TRY IT: Restate word for word the entries below, starting with the line with "for (int mt = 0; mt < MT; ++mt) O[mt][qt]" and continuing through the line with "const u32x2 lo". Include both of those lines and no others.

RECORDED INFORMATION:
_ _ _ _ _ _ _
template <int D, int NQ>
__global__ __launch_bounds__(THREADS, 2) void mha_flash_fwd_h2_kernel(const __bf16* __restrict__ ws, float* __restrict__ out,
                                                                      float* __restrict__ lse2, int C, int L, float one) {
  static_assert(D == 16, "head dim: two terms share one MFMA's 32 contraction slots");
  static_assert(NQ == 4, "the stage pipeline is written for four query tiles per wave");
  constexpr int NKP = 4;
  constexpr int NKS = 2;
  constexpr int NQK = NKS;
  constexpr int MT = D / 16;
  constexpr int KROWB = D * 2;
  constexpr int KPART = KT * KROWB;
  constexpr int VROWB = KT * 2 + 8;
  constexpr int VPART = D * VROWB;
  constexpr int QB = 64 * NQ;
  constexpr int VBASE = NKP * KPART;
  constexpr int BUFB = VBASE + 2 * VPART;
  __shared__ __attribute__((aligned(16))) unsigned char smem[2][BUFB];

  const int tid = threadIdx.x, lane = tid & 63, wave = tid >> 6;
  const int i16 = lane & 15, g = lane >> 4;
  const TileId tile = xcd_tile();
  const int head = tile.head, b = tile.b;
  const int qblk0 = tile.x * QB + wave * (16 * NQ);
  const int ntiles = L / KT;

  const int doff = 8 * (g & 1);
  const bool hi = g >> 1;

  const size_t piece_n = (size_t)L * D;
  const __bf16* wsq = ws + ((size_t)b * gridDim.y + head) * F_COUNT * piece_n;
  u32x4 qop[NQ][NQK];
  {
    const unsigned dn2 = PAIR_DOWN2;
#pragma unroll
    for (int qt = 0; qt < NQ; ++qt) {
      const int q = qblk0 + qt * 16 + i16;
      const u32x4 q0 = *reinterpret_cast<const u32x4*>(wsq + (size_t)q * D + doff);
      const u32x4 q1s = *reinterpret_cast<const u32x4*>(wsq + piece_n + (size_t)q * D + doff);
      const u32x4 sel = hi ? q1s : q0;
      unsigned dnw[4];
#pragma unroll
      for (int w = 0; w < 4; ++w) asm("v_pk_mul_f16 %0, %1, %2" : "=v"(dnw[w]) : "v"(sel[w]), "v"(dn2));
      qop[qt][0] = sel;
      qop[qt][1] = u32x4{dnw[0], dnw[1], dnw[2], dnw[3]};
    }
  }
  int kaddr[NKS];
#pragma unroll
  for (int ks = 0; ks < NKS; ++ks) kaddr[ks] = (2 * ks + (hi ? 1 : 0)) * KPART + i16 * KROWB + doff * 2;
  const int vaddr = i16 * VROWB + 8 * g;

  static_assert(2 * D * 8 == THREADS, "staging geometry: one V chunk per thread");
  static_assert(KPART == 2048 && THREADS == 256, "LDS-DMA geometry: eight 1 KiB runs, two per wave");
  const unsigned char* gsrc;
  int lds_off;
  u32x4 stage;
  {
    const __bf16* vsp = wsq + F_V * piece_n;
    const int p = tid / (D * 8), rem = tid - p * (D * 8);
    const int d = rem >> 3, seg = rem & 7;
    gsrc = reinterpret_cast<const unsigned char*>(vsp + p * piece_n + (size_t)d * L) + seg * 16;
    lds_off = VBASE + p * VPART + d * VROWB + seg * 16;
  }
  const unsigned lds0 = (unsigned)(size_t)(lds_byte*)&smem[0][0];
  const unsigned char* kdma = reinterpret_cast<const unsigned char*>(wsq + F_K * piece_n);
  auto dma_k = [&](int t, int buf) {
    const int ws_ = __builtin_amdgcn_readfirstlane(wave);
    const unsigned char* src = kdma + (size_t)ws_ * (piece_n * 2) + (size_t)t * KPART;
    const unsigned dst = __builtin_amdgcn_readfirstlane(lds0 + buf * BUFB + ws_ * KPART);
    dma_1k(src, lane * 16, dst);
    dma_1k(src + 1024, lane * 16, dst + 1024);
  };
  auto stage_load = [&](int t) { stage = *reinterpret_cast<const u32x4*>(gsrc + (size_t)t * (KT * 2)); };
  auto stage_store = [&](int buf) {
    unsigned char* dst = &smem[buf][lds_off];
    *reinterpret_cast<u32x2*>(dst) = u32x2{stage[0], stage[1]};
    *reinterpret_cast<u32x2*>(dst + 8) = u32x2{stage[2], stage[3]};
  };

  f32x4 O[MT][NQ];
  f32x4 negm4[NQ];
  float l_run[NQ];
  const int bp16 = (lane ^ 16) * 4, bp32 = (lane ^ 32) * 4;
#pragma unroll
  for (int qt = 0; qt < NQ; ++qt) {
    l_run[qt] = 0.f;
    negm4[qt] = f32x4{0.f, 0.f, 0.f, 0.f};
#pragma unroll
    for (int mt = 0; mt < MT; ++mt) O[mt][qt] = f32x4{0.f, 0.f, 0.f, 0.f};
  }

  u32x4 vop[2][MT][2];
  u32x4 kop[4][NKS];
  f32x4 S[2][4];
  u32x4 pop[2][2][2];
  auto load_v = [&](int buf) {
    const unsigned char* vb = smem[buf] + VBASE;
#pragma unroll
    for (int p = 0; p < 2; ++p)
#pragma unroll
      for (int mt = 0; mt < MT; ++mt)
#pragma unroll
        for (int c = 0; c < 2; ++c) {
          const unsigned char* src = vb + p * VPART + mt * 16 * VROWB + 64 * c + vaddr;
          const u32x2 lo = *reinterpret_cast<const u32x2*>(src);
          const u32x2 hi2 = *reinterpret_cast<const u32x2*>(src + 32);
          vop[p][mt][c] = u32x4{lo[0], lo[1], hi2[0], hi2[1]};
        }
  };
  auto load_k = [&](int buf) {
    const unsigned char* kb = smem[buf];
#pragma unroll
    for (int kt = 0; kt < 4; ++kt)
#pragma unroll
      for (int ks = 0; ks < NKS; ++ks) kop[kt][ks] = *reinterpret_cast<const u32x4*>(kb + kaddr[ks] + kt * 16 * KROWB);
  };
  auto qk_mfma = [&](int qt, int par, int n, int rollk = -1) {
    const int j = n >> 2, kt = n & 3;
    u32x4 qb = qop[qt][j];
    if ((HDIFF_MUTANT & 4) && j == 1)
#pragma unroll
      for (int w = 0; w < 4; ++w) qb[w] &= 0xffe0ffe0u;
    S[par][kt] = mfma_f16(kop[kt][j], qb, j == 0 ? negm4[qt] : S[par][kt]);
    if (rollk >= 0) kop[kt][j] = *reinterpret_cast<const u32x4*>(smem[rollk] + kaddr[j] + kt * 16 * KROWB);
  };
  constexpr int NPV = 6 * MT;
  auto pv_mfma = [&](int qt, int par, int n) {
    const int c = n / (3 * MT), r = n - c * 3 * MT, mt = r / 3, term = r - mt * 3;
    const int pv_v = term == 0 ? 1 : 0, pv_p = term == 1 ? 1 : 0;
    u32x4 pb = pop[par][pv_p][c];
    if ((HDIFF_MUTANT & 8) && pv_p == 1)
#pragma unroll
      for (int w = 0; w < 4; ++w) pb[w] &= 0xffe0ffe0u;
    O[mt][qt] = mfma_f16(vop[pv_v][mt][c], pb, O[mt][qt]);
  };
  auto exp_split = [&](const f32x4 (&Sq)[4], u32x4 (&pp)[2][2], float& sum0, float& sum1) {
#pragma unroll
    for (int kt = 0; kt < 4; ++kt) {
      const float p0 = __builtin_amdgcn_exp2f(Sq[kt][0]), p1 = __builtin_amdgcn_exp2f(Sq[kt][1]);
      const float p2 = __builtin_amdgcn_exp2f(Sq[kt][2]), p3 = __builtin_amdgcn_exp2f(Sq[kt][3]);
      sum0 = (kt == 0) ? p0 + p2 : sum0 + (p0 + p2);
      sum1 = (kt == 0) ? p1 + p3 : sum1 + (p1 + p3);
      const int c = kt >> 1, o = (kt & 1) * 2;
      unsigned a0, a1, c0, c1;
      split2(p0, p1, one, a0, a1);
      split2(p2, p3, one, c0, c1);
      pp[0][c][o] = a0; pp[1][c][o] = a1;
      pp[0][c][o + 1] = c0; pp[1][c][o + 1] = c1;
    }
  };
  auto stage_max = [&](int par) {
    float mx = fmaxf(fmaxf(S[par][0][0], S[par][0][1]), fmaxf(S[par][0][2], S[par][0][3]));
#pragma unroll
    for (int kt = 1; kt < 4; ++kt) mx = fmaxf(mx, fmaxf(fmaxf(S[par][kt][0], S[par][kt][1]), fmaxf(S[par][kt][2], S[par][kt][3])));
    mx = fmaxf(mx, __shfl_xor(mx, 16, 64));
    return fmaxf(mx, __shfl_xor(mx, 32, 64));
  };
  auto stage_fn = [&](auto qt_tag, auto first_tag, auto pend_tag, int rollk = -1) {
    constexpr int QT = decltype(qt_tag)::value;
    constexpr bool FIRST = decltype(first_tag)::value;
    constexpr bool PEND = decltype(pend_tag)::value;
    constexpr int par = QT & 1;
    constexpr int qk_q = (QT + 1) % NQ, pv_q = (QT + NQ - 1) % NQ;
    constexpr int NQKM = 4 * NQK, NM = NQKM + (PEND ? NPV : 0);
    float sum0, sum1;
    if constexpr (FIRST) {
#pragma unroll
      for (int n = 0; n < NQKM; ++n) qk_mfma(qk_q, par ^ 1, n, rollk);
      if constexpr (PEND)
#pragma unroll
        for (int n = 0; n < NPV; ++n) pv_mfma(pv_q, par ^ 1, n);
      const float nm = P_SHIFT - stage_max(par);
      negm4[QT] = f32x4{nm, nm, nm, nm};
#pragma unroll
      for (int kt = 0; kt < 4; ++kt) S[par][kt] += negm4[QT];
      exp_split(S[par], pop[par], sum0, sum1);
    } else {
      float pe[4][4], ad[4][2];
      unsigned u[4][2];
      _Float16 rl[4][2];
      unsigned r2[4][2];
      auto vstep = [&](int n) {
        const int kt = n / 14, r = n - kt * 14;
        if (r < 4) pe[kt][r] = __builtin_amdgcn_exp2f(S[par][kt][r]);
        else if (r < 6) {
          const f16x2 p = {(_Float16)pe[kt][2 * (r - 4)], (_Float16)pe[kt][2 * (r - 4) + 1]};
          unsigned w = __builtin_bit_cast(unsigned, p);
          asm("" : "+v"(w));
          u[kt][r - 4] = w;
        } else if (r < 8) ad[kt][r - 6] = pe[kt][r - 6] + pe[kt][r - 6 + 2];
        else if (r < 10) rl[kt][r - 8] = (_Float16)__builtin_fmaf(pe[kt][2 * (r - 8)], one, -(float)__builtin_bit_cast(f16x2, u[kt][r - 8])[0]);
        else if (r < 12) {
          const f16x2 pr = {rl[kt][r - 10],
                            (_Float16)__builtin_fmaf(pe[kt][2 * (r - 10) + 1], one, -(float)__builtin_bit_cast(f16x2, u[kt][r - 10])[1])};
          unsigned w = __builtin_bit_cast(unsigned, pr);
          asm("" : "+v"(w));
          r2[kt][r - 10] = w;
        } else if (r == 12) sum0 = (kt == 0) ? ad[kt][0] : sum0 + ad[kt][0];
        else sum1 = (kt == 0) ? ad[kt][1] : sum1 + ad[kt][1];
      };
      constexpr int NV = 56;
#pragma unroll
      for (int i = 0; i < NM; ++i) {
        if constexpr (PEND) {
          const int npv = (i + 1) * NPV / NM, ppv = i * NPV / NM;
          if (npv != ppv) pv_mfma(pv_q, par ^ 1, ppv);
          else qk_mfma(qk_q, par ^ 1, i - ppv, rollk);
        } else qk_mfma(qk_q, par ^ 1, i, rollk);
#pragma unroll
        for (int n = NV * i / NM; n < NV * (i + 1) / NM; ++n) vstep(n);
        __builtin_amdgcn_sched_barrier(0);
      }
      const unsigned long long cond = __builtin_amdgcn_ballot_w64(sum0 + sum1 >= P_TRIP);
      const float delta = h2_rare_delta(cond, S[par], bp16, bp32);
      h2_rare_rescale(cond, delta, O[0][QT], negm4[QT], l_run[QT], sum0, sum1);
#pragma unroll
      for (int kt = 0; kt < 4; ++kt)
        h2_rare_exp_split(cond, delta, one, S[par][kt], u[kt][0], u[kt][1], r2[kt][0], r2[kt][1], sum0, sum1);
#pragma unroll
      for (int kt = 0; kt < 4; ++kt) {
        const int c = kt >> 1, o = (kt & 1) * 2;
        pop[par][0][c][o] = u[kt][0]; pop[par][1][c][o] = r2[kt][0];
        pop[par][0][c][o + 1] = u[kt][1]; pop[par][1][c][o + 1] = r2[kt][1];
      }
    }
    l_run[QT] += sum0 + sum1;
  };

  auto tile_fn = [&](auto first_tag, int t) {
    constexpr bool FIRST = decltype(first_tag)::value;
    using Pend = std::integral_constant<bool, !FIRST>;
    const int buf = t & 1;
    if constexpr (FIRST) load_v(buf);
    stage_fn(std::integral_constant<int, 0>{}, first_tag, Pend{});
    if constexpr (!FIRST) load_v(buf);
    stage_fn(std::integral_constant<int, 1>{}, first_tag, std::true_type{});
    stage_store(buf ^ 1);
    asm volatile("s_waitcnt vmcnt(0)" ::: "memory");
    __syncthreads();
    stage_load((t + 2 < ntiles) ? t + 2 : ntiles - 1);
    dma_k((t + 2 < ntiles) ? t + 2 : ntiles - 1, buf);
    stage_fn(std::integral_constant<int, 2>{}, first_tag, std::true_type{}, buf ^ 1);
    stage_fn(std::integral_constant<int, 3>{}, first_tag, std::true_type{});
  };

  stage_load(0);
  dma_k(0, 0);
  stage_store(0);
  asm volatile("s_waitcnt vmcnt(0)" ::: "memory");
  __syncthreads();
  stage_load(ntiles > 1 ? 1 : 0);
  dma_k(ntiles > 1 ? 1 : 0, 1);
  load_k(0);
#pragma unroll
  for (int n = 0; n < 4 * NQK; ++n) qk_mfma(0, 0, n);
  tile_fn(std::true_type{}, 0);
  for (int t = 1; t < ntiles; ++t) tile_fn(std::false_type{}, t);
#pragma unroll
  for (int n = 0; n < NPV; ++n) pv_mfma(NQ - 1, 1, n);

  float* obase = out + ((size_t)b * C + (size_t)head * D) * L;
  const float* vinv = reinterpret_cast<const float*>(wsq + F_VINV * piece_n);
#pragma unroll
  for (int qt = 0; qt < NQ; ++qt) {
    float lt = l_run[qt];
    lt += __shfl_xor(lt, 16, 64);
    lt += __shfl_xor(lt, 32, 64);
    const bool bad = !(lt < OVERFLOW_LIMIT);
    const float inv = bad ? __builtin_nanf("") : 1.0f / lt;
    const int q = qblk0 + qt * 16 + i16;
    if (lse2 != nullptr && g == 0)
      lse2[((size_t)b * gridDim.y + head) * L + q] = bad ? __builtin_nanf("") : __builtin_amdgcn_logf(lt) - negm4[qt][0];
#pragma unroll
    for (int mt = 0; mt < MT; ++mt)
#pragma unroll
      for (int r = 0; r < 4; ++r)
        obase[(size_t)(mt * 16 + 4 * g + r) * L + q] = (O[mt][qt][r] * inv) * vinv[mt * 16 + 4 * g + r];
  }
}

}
_ _ _ _ _ _ _
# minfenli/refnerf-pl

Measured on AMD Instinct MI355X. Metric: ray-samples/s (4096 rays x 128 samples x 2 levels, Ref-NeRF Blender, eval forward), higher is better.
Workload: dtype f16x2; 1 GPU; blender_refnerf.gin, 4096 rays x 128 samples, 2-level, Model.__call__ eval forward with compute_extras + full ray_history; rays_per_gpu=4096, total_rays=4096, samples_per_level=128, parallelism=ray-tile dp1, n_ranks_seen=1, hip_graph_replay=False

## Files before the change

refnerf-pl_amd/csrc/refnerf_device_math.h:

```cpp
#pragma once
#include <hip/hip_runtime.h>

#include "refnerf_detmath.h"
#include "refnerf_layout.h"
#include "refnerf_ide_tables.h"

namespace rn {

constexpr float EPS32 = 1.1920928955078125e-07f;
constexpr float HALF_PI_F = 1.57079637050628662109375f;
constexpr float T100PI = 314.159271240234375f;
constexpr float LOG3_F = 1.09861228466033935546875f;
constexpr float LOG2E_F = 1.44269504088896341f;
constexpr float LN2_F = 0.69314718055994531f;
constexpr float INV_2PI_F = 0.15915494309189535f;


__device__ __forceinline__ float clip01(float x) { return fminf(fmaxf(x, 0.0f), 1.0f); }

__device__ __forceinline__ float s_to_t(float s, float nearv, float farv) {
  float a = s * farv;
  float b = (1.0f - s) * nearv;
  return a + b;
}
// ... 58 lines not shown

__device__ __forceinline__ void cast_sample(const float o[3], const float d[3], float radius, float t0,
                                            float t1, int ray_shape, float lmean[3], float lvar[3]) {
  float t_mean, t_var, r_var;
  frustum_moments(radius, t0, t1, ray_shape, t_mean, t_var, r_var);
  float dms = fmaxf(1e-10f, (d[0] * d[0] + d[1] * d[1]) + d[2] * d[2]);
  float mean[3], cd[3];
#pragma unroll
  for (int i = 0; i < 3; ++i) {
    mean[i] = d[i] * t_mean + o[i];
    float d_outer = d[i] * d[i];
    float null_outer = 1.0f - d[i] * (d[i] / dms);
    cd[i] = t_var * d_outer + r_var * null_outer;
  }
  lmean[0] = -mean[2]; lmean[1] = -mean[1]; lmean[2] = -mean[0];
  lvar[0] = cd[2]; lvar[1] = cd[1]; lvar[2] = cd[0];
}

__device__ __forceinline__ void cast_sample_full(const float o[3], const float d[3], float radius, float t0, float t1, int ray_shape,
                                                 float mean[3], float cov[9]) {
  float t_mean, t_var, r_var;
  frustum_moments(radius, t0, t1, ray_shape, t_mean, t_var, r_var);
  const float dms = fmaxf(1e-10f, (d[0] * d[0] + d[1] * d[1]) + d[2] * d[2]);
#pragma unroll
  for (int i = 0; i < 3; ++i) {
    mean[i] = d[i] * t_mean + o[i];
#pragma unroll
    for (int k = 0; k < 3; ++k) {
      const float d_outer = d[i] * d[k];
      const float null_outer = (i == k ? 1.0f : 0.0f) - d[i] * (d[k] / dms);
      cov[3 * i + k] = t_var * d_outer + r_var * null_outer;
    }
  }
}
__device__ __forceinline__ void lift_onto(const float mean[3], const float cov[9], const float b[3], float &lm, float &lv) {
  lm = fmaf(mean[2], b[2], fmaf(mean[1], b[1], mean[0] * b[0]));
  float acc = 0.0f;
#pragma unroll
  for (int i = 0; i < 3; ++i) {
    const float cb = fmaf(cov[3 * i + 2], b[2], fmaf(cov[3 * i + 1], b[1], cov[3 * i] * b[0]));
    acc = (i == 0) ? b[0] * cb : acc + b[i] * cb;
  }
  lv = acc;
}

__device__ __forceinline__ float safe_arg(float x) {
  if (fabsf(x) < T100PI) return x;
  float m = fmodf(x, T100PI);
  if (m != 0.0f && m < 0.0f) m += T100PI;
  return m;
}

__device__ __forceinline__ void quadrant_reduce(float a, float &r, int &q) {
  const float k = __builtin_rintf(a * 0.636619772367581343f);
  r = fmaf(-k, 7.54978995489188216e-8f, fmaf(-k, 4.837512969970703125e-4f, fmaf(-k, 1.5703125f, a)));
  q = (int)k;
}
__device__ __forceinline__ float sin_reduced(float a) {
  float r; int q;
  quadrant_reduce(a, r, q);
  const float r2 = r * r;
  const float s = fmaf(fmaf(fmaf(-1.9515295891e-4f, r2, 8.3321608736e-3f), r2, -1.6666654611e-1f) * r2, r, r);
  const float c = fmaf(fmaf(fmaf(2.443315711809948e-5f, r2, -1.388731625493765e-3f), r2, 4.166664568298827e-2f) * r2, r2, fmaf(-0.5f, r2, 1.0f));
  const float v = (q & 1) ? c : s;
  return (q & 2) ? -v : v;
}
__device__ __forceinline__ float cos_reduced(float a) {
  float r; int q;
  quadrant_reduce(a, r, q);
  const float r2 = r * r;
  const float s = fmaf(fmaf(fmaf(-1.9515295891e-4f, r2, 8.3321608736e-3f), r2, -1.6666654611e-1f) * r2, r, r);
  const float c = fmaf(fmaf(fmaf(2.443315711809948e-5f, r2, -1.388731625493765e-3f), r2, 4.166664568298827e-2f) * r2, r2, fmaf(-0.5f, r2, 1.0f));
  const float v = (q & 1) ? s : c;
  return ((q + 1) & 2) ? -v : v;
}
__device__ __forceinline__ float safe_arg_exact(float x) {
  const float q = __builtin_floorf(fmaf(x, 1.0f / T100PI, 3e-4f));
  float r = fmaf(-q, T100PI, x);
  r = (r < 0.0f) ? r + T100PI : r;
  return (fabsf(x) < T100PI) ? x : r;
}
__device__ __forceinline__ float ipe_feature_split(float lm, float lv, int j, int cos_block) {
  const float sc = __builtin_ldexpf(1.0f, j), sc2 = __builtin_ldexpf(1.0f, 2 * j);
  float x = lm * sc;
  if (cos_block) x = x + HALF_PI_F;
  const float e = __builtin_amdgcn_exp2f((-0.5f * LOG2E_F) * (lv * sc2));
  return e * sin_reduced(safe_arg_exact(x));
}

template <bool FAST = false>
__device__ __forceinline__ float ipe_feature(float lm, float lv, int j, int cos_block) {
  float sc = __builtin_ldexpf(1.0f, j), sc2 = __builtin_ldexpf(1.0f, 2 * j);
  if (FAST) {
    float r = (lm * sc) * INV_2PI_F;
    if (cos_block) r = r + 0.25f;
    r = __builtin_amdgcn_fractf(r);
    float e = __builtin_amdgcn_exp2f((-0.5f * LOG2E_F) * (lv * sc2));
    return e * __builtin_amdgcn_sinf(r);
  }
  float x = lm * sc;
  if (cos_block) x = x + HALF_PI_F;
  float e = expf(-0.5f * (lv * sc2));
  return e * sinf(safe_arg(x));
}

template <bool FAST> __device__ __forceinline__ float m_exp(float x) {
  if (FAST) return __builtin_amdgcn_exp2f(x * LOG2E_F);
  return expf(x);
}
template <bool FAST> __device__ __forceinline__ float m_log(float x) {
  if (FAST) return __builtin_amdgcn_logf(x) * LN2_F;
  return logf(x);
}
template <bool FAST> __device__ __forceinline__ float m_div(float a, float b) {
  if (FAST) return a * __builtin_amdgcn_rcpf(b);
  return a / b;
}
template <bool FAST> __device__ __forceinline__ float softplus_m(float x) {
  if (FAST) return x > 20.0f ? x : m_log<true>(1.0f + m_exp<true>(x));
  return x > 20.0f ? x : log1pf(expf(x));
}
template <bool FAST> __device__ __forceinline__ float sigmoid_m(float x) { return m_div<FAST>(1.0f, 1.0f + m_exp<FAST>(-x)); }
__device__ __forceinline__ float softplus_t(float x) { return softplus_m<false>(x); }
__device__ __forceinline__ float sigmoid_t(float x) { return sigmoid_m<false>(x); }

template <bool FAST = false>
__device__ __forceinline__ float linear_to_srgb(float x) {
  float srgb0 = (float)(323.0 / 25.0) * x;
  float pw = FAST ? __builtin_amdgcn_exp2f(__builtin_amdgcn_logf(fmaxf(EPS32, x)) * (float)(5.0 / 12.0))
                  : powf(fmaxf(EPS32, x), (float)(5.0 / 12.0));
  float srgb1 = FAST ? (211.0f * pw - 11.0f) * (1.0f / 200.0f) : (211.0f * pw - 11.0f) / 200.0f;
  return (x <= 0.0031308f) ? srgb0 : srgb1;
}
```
_ _ _ _ _ _ _
RESULT OF THE EXERCISE:
    for (int mt = 0; mt < MT; ++mt) O[mt][qt] = f32x4{0.f, 0.f, 0.f, 0.f};
  }

  u32x4 vop[2][MT][2];
  u32x4 kop[4][NKS];
  f32x4 S[2][4];
  u32x4 pop[2][2][2];
  auto load_v = [&](int buf) {
    const unsigned char* vb = smem[buf] + VBASE;
#pragma unroll
    for (int p = 0; p < 2; ++p)
#pragma unroll
      for (int mt = 0; mt < MT; ++mt)
#pragma unroll
        for (int c = 0; c < 2; ++c) {
          const unsigned char* src = vb + p * VPART + mt * 16 * VROWB + 64 * c + vaddr;
          const u32x2 lo = *reinterpret_cast<const u32x2*>(src);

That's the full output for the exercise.